The authors combined cognitive tasks and intracranial EEG recordings in neurosurgical epilepsy patients. The study confirms previous evidence regarding the deleterious effects of scopolamine, a muscarinic acetylcholine receptor antagonist, on memory performance when administered prior to the encoding phase of the task. During both encoding and retrieval phases, scopolamine disrupts the power of theta oscillations in terms of amplitude and phase synchronization. These results raise the question of the role of theta oscillations during retrieval and the meaning of scopolamine's effect on retrieval-associated theta rhythm without cognitive changes. The authors clearly discussed this issue in the discussion session. A major point is the finding that the scopolamine-mediated effect is selective for recollection-based memory and not for familiarity- and novelty-based memory.

 

The methodology used is powerful, and the data underwent a detailed and rigorous analysis.

 

Weaknesses:

 

A limited cohort of patients; the age of the patients is not specified in the table.

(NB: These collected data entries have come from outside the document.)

template <class PR, int B, int BX, int BY>
NCG_DI Jac<Fe9<PR, B>> jac_madd_xy(const Jac<Fe9<PR, B>>& p, const Fe9<PR, BX>& qx, const Fe9<PR, BY>& qy) {
  using F = Fe9<PR, B>;
  auto Z1Z1 = f_sqr(p.Z);
  auto U2 = qx * Z1Z1;
  auto S2 = qy * (p.Z * Z1Z1);
  auto Hw = U2 - p.X;
  auto Rw = S2 - p.Y;
  if (f_eqz(Hw)) {
    if (f_eqz(Rw)) return jac_dbl(p);
    return Jac<F>::inf();
  }
  auto H = fe9_norm(Hw);
  auto R = fe9_norm(Rw);
  auto HH = f_sqr(H);
  auto HHH = H * HH;
  auto V = p.X * HH;
  auto X3 = fe9_norm(f_sqr(R) - HHH - f_dbl(V));
  auto Y3 = R * (V - X3) - p.Y * HHH;
  auto Z3 = p.Z * H;
  return {X3, Y3, Z3};
}
template <class PR, int B>
NCG_DI Jac<Fe9<PR, B>> jac_add(const Jac<Fe9<PR, B>>& p, const Jac<Fe9<PR, B>>& q) {
  using F = Fe9<PR, B>;
  if (q.is_inf()) return p;
  if (p.is_inf()) return q;
  auto Z1Z1 = f_sqr(p.Z);
  auto Z2Z2 = f_sqr(q.Z);
  auto U1 = p.X * Z2Z2;
  auto U2 = q.X * Z1Z1;
  auto S1 = p.Y * (q.Z * Z2Z2);
  auto S2 = q.Y * (p.Z * Z1Z1);
  auto Hw = U2 - U1;
  auto Rw = S2 - S1;
  if (f_eqz(Hw)) {
    if (f_eqz(Rw)) return jac_dbl(p);
    return Jac<F>::inf();
  }
  auto H = fe9_norm(Hw);
  auto R = fe9_norm(Rw);
  auto HH = f_sqr(H);
  auto HHH = H * HH;
  auto V = U1 * HH;
  auto X3 = fe9_norm(f_sqr(R) - HHH - f_dbl(V));
  auto Y3 = R * (V - X3) - S1 * HHH;
  auto Z3 = (p.Z * q.Z) * H;
  return {X3, Y3, Z3};
}

template <class PR, int B>
NCG_DI Jac<Fe9<PR, B>> jac_dbl_neg(const Jac<Fe9<PR, B>>& p) {
  auto A = f_sqr(p.X);
  auto S = f_sqr(p.Y);
  auto T = p.X * S;
  auto L = f_half(fe9_norm(A + A + A));
  auto X3 = f_sqr_add(L, f_neg_lin2(T));
  auto W = f_mul_sqr(L, X3 - T, S);
  auto Z3 = p.Y * p.Z;
  return {X3, W, Z3};
}

template <class PR, int B, int BX, int BY>
NCG_DI Jac<Fe9<PR, B>> jac_madd_neg(const Jac<Fe9<PR, B>>& p, const Fe9<PR, BX>& qx, const Fe9<PR, BY>& qy) {
  using F = Fe9<PR, B>;
  if (qx.is_zero() && qy.is_zero()) return {p.X, f_neg(p.Y), p.Z};
  if (p.is_inf()) return {qx, f_neg(qy), F::one()};
  auto Z1Z1 = f_sqr(p.Z);
  auto Z1Z1Z1 = p.Z * Z1Z1;
  auto H = f_mul_add(qx, Z1Z1, f_neg_lin(p.X));
  auto R = f_mul_add(qy, Z1Z1Z1, f_neg_lin(p.Y));
  if (f_eqz(H)) {
    if (f_eqz(R)) return jac_dbl_neg(p);
    return Jac<F>::inf();
  }
  auto HH = f_sqr(H);
  auto HHH = H * HH;
  auto V = p.X * HH;
  auto X3 = f_sqr_add(R, f_neg_lin(HHH, V));
  auto W = f_mul_mul(R, X3 - V, p.Y, HHH);
  auto Z3 = p.Z * H;
  return {X3, W, Z3};
}

template <class F>
NCG_DI Xyzz<F> xyzz_from_affine(const Affine<F>& p) {
  if (p.is_inf()) return Xyzz<F>::inf();
  return {p.x, p.y, F::one(), F::one()};
}

template <class F>
NCG_DI Xyzz<F> xyzz_mdbl(const Affine<F>& p) {
  auto U = f_dbl(p.y);
  auto V = f_sqr(U);
  auto W = U * V;
  auto S = p.x * V;
  auto xx = f_sqr(p.x);
  auto M = f_dbl(xx) + xx;
  auto X3 = f_sqr(M) - f_dbl(S);
  auto Y3 = f_mulsub(M, S - X3, W, p.y);
  return {X3, Y3, V, W};
}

To comply with human subject privacy protection policies, age was not reported; however, we did not find any significant effects of age on the behavioral or neural measures.

Recommendations for the authors:

Reviewer #1 (Recommendations for the authors):

(1) Regarding dosage, did you take the patients' body weight into account? Do the effects hold when controlling for it?

We controlled for participant weight, yet the observed effects were more strongly correlated with the absolute scopolamine dosage, irrespective of weight. This outcome indicates that scopolamine likely rapidly crosses the blood-brain barrier, producing swift effects that are not initially influenced by metabolic variability.

(2) Line 96: Corrected for what kind of multiple comparisons?

We apologize for this confusion. The statistical analysis presented in this line does not require multiple-comparison correction, and we will therefore remove the annotation.

(3) Line 165: These are very interesting results. How do they relate to Rizzuto et al., NeuroImage, 2006?

Our findings show that successful retrieval is tied to an encoding-retrieval phase match, which is a refinement and application of the Rizzuto et al. (2006) work. Rizzuto et al. showed that memory events are phase-locked; we show that maintaining a specific, matched phase relationship between encoding and retrieval events is critical for memory success, and that this process is dependent on the cholinergic system.

Reviewer #2 (Recommendations for the authors):

Figure 1b: It would be useful for clarity to have the cartoon of the treatment paradigm for the encoding phase (blocks 3 and 4).

The treatment paradigm only involved a single intravenous (IV) injection of scopolamine (or saline, for the placebo condition). The injections were administered by the participant's attending nurse, with a board-certified anesthesiologist present at the time of injection and available throughout the experiment. These details are fully documented in the Methods section.